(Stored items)
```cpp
namespace vph __attribute__((visibility("hidden")))
{
State                      g_default;
static thread_local State* t_current = nullptr;
State& cur() { return t_current ? *t_current : g_default; }

int fail(int code, const char* fmt, ...)
{
    char    buf[512];
    va_list ap;
    va_start(ap, fmt);
    vsnprintf(buf, sizeof buf, fmt, ap);
    va_end(ap);
    G.err = buf;
    return code;
}
[[noreturn]] void die(const char* what)
{
    fprintf(stderr, "volpath_hip: %s: %s\n", what, G.err.c_str());
    exit(EXIT_FAILURE);
}
int ensure_device()
{
// ... 54 lines not shown
    if (knob("VP_CELL_BRICKS", 0, 1, v)) G.cell_bricks = (int)v;
    if (knob("VP_NO_CRAWL_TABLE", 0, 1, v)) G.use_crawl_table = v == 0;
    if (knob("VP_NO_EMPTY_TABLE", 0, 1, v)) G.use_empty_table = v == 0;
    if (knob("VP_NO_SUN_CLIP", 0, 1, v)) G.use_sun_clip = v == 0;
    if (knob("VP_DENSE_PERCENT", 0, 101, v)) G.dense_fraction = (float)v / 100.0f;
    if (knob("VP_NO_OPACITY_LDS", 0, 1, v)) G.opacity_lds = v == 0;
    if (knob("VP_NO_OPACITY_CELLS", 0, 1, v)) G.use_opacity_cells = v == 0;
    if (knob("VP_NO_LIGHT_CONST", 0, 1, v)) G.use_light_const = v == 0;
    if (knob("VP_NO_CONST_ROWS", 0, 1, v)) G.use_const_rows = v == 0;
    if (knob("VP_NO_APPROACH", 0, 1, v)) G.use_approach = v == 0;
    if (knob("VP_NO_APPROACH_LOCAL", 0, 1, v)) G.use_approach_local = v == 0;
    if (knob("VP_NO_APPROACH_TABLE", 0, 1, v)) G.use_approach_table = v == 0;
    if (knob("VP_NO_RAY_TABLE", 0, 1, v)) G.use_ray_table = v == 0;
    if (knob("VP_APPROACH_FRAMES_LOG2", 0, 6, v)) G.approach_fshift_max = (unsigned)v;
    if (knob("VP_APPROACH_STEPS", 0, 1 << 30, v)) G.approach_steps = (unsigned)v;
    if (knob("VP_NO_LIGHT", 0, 1, v)) G.use_light = v == 0;
    if (knob("VP_NO_LIGHT_OVERLAP", 0, 1, v)) G.light_overlap = v == 0;
    if (knob("VP_NO_LIGHT_LOCAL", 0, 1, v)) G.use_light_local = v == 0;
    if (knob("VP_DEBUG_ONLY_CLASS", 0, 1, v)) G.debug_only_class = (int)v;
    if (knob("VP_GENERAL_BLOCKS_PER_CU", 1, 8, v)) G.general_blocks_per_cu = (unsigned)v;
    if (knob("VP_LIGHT_BLOCKS_PER_CU", 1, 8, v)) G.light_blocks_per_cu = (unsigned)v;
    if (knob("VP_THR_TABLE", 2, 1 << 20, v)) G.thr_entries = (unsigned)v;
    if (knob("VP_LOOKAHEAD", 0, 4096, v)) G.la_max = (int)v;
    if (knob("VP_LOOKAHEAD_OVERLAP_FROM", 1, 4096, v)) G.la_overlap_from = (int)v;
    if (knob("VP_LOOKAHEAD_RAMP_FROM", 2, 4096, v)) G.la_ramp_from = (int)v;
    if (knob("VP_LOOKAHEAD_FLOOR", 1, 4096, v)) G.la_floor = (int)v;
    if (knob("VP_LOOKAHEAD_DIV", 1, 16, v)) G.la_div = (int)v;
    if (knob("VP_LOOKAHEAD_NO_SPECULATION", 0, 1, v)) G.la_speculate = v == 0;
    if (knob("VP_NO_LA_CANCEL", 0, 1, v)) G.la_cancel = v == 0;
    if (knob("VP_NO_PIPELINE", 0, 1, v)) G.pipeline = v == 0;
// ... 727 lines not shown
    if (!dm || !df) return fail(VP_E_NOMEM, "vp_test_log_forms: no device memory");
    HIPCHK(hipMemsetAsync(dm, 0, 8, G.stream));
    HIPCHK(hipMemsetAsync(df, 0xff, 4, G.stream));
    if (G.arith == VP_ARITH_FAST) launch_test_log_forms_fast(which, lo_bits, hi_bits, dm, df, G.stream);
    else launch_test_log_forms(which, lo_bits, hi_bits, dm, df, G.stream);
    HIPCHK(hipStreamSynchronize(G.stream));
    unsigned long long m = 0;
    HIPCHK(hipMemcpy(&m, dm, 8, hipMemcpyDeviceToHost));
    HIPCHK(hipMemcpy(first_bad, df, 4, hipMemcpyDeviceToHost));
    *mismatches = m;
    return VP_OK;
}
int vp_test_approach_walk(int kind, int n, const float* params, const uint32_t* script, const uint32_t* words, uint32_t n_words, uint32_t* out_new,
                          uint32_t* out_ref)
{
    if (kind < 0 || kind > 1) return fail(VP_E_ARG, "vp_test_approach_walk: unknown walk %d (0 approach_k's, 1 the local walks' inner loop)", kind);
    if (n < 0) return fail(VP_E_ARG, "vp_test_approach_walk: negative count %d", n);
    if (!params || !script || !out_new || !out_ref || (n_words && !words)) return fail(VP_E_ARG, "vp_test_approach_walk: null argument");
    for (int i = 0; i < n; i++)
        if (script[4 * (size_t)i + 1] > n_words || script[4 * (size_t)i + 2] > n_words - script[4 * (size_t)i + 1])
            return fail(VP_E_ARG, "vp_test_approach_walk: the script of case %d (%u words from %u) leaves the %u words given", i, script[4 * (size_t)i + 2],
                        script[4 * (size_t)i + 1], n_words);
    int rc = ensure_device();
    if (rc) return rc;
    if (n == 0) return VP_OK;
    DevArrays D;
    const size_t c = (size_t)n;
    float*    dp = (float*)D.get(c * 16);
    unsigned *ds = (unsigned*)D.get(c * 16), *dw = (unsigned*)D.get((size_t)n_words * 4), *dn = (unsigned*)D.get(c * 20), *dr = (unsigned*)D.get(c * 20);
    if (!dp || !ds || !dw || !dn || !dr) return fail(VP_E_NOMEM, "vp_test_approach_walk: no device memory");
    HIPCHK(hipMemcpy(dp, params, c * 16, hipMemcpyHostToDevice));
    HIPCHK(hipMemcpy(ds, script, c * 16, hipMemcpyHostToDevice));
    if (n_words) HIPCHK(hipMemcpy(dw, words, (size_t)n_words * 4, hipMemcpyHostToDevice));
    if (G.arith == VP_ARITH_FAST) launch_test_approach_walk_fast(kind, n, dp, ds, dw, dn, dr, G.stream);
    else launch_test_approach_walk(kind, n, dp, ds, dw, dn, dr, G.stream);
    HIPCHK(hipStreamSynchronize(G.stream));
    HIPCHK(hipMemcpy(out_new, dn, c * 20, hipMemcpyDeviceToHost));
    HIPCHK(hipMemcpy(out_ref, dr, c * 20, hipMemcpyDeviceToHost));
    return VP_OK;
}
int vp_test_sun_start(int n, const float* origin_xyz, const float* sun_dir, const float* box, uint32_t* out_new, uint32_t* out_ref)
{
    if (n < 0) return fail(VP_E_ARG, "vp_test_sun_start: negative count %d", n);
    if (!origin_xyz || !sun_dir || !box || !out_new || !out_ref) return fail(VP_E_ARG, "vp_test_sun_start: null argument");
    int rc = ensure_device();
    if (rc) return rc;
    if (n == 0) return VP_OK;
    DevArrays D;
    const size_t c = (size_t)n;
    float*    dor = (float*)D.get(c * 12), *db = (float*)D.get(24);
// ... 169 lines not shown
```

§ ACTIVITY
All entries given above are to be printed again exactly.

§ ANSWER SPACE
```cpp
namespace vph __attribute__((visibility("hidden")))
{
State                      g_default;
static thread_local State* t_current = nullptr;
State& cur() { return t_current ? *t_current : g_default; }

int fail(int code, const char* fmt, ...)
{
    char    buf[512];
    va_list ap;
    va_start(ap, fmt);
    vsnprintf(buf, sizeof buf, fmt, ap);
    va_end(ap);
    G.err = buf;
    return code;
}
[[noreturn]] void die(const char* what)
{
    fprintf(stderr, "volpath_hip: %s: %s\n", what, G.err.c_str());
    exit(EXIT_FAILURE);
}
int ensure_device()
{
// ... 54 lines not shown
    if (knob("VP_CELL_BRICKS", 0, 1, v)) G.cell_bricks = (int)v;
    if (knob("VP_NO_CRAWL_TABLE", 0, 1, v)) G.use_crawl_table = v == 0;
    if (knob("VP_NO_EMPTY_TABLE", 0, 1, v)) G.use_empty_table = v == 0;
    if (knob("VP_NO_SUN_CLIP", 0, 1, v)) G.use_sun_clip = v == 0;
    if (knob("VP_DENSE_PERCENT", 0, 101, v)) G.dense_fraction = (float)v / 100.0f;
    if (knob("VP_NO_OPACITY_LDS", 0, 1, v)) G.opacity_lds = v == 0;
    if (knob("VP_NO_OPACITY_CELLS", 0, 1, v)) G.use_opacity_cells = v == 0;
    if (knob("VP_NO_LIGHT_CONST", 0, 1, v)) G.use_light_const = v == 0;
    if (knob("VP_NO_CONST_ROWS", 0, 1, v)) G.use_const_rows = v == 0;
    if (knob("VP_NO_APPROACH", 0, 1, v)) G.use_approach = v == 0;
    if (knob("VP_NO_APPROACH_LOCAL", 0, 1, v)) G.use_approach_local = v == 0;
    if (knob("VP_NO_APPROACH_TABLE", 0, 1, v)) G.use_approach_table = v == 0;
    if (knob("VP_NO_RAY_TABLE", 0, 1, v)) G.use_ray_table = v == 0;
    if (knob("VP_APPROACH_FRAMES_LOG2", 0, 6, v)) G.approach_fshift_max = (unsigned)v;
    if (knob("VP_APPROACH_STEPS", 0, 1 << 30, v)) G.approach_steps = (unsigned)v;
    if (knob("VP_NO_LIGHT", 0, 1, v)) G.use_light = v == 0;
    if (knob("VP_NO_LIGHT_OVERLAP", 0, 1, v)) G.light_overlap = v == 0;
    if (knob("VP_NO_LIGHT_LOCAL", 0, 1, v)) G.use_light_local = v == 0;
    if (knob("VP_DEBUG_ONLY_CLASS", 0, 1, v)) G.debug_only_class = (int)v;
    if (knob("VP_GENERAL_BLOCKS_PER_CU", 1, 8, v)) G.general_blocks_per_cu = (unsigned)v;
    if (knob("VP_LIGHT_BLOCKS_PER_CU", 1, 8, v)) G.light_blocks_per_cu = (unsigned)v;
    if (knob("VP_THR_TABLE", 2, 1 << 20, v)) G.thr_entries = (unsigned)v;
    if (knob("VP_LOOKAHEAD", 0, 4096, v)) G.la_max = (int)v;
    if (knob("VP_LOOKAHEAD_OVERLAP_FROM", 1, 4096, v)) G.la_overlap_from = (int)v;
    if (knob("VP_LOOKAHEAD_RAMP_FROM", 2, 4096, v)) G.la_ramp_from = (int)v;
    if (knob("VP_LOOKAHEAD_FLOOR", 1, 4096, v)) G.la_floor = (int)v;
    if (knob("VP_LOOKAHEAD_DIV", 1, 16, v)) G.la_div = (int)v;
    if (knob("VP_LOOKAHEAD_NO_SPECULATION", 0, 1, v)) G.la_speculate = v == 0;
    if (knob("VP_NO_LA_CANCEL", 0, 1, v)) G.la_cancel = v == 0;
    if (knob("VP_NO_PIPELINE", 0, 1, v)) G.pipeline = v == 0;
// ... 727 lines not shown
    if (!dm || !df) return fail(VP_E_NOMEM, "vp_test_log_forms: no device memory");
    HIPCHK(hipMemsetAsync(dm, 0, 8, G.stream));
    HIPCHK(hipMemsetAsync(df, 0xff, 4, G.stream));
    if (G.arith == VP_ARITH_FAST) launch_test_log_forms_fast(which, lo_bits, hi_bits, dm, df, G.stream);
    else launch_test_log_forms(which, lo_bits, hi_bits, dm, df, G.stream);
    HIPCHK(hipStreamSynchronize(G.stream));
    unsigned long long m = 0;
    HIPCHK(hipMemcpy(&m, dm, 8, hipMemcpyDeviceToHost));
    HIPCHK(hipMemcpy(first_bad, df, 4, hipMemcpyDeviceToHost));
    *mismatches = m;
    return VP_OK;
}
int vp_test_approach_walk(int kind, int n, const float* params, const uint32_t* script, const uint32_t* words, uint32_t n_words, uint32_t* out_new,
                          uint32_t* out_ref)
{
    if (kind < 0 || kind > 1) return fail(VP_E_ARG, "vp_test_approach_walk: unknown walk %d (0 approach_k's, 1 the local walks' inner loop)", kind);
    if (n < 0) return fail(VP_E_ARG, "vp_test_approach_walk: negative count %d", n);
    if (!params || !script || !out_new || !out_ref || (n_words && !words)) return fail(VP_E_ARG, "vp_test_approach_walk: null argument");
    for (int i = 0; i < n; i++)
        if (script[4 * (size_t)i + 1] > n_words || script[4 * (size_t)i + 2] > n_words - script[4 * (size_t)i + 1])
            return fail(VP_E_ARG, "vp_test_approach_walk: the script of case %d (%u words from %u) leaves the %u words given", i, script[4 * (size_t)i + 2],
                        script[4 * (size_t)i + 1], n_words);
    int rc = ensure_device();
    if (rc) return rc;
    if (n == 0) return VP_OK;
    DevArrays D;
    const size_t c = (size_t)n;
    float*    dp = (float*)D.get(c * 16);
    unsigned *ds = (unsigned*)D.get(c * 16), *dw = (unsigned*)D.get((size_t)n_words * 4), *dn = (unsigned*)D.get(c * 20), *dr = (unsigned*)D.get(c * 20);
    if (!dp || !ds || !dw || !dn || !dr) return fail(VP_E_NOMEM, "vp_test_approach_walk: no device memory");
    HIPCHK(hipMemcpy(dp, params, c * 16, hipMemcpyHostToDevice));
    HIPCHK(hipMemcpy(ds, script, c * 16, hipMemcpyHostToDevice));
    if (n_words) HIPCHK(hipMemcpy(dw, words, (size_t)n_words * 4, hipMemcpyHostToDevice));
    if (G.arith == VP_ARITH_FAST) launch_test_approach_walk_fast(kind, n, dp, ds, dw, dn, dr, G.stream);
    else launch_test_approach_walk(kind, n, dp, ds, dw, dn, dr, G.stream);
    HIPCHK(hipStreamSynchronize(G.stream));
    HIPCHK(hipMemcpy(out_new, dn, c * 20, hipMemcpyDeviceToHost));
    HIPCHK(hipMemcpy(out_ref, dr, c * 20, hipMemcpyDeviceToHost));
    return VP_OK;
}
int vp_test_sun_start(int n, const float* origin_xyz, const float* sun_dir, const float* box, uint32_t* out_new, uint32_t* out_ref)
{
    if (n < 0) return fail(VP_E_ARG, "vp_test_sun_start: negative count %d", n);
    if (!origin_xyz || !sun_dir || !box || !out_new || !out_ref) return fail(VP_E_ARG, "vp_test_sun_start: null argument");
    int rc = ensure_device();
    if (rc) return rc;
    if (n == 0) return VP_OK;
    DevArrays D;
    const size_t c = (size_t)n;
    float*    dor = (float*)D.get(c * 12), *db = (float*)D.get(24);
// ... 169 lines not shown
```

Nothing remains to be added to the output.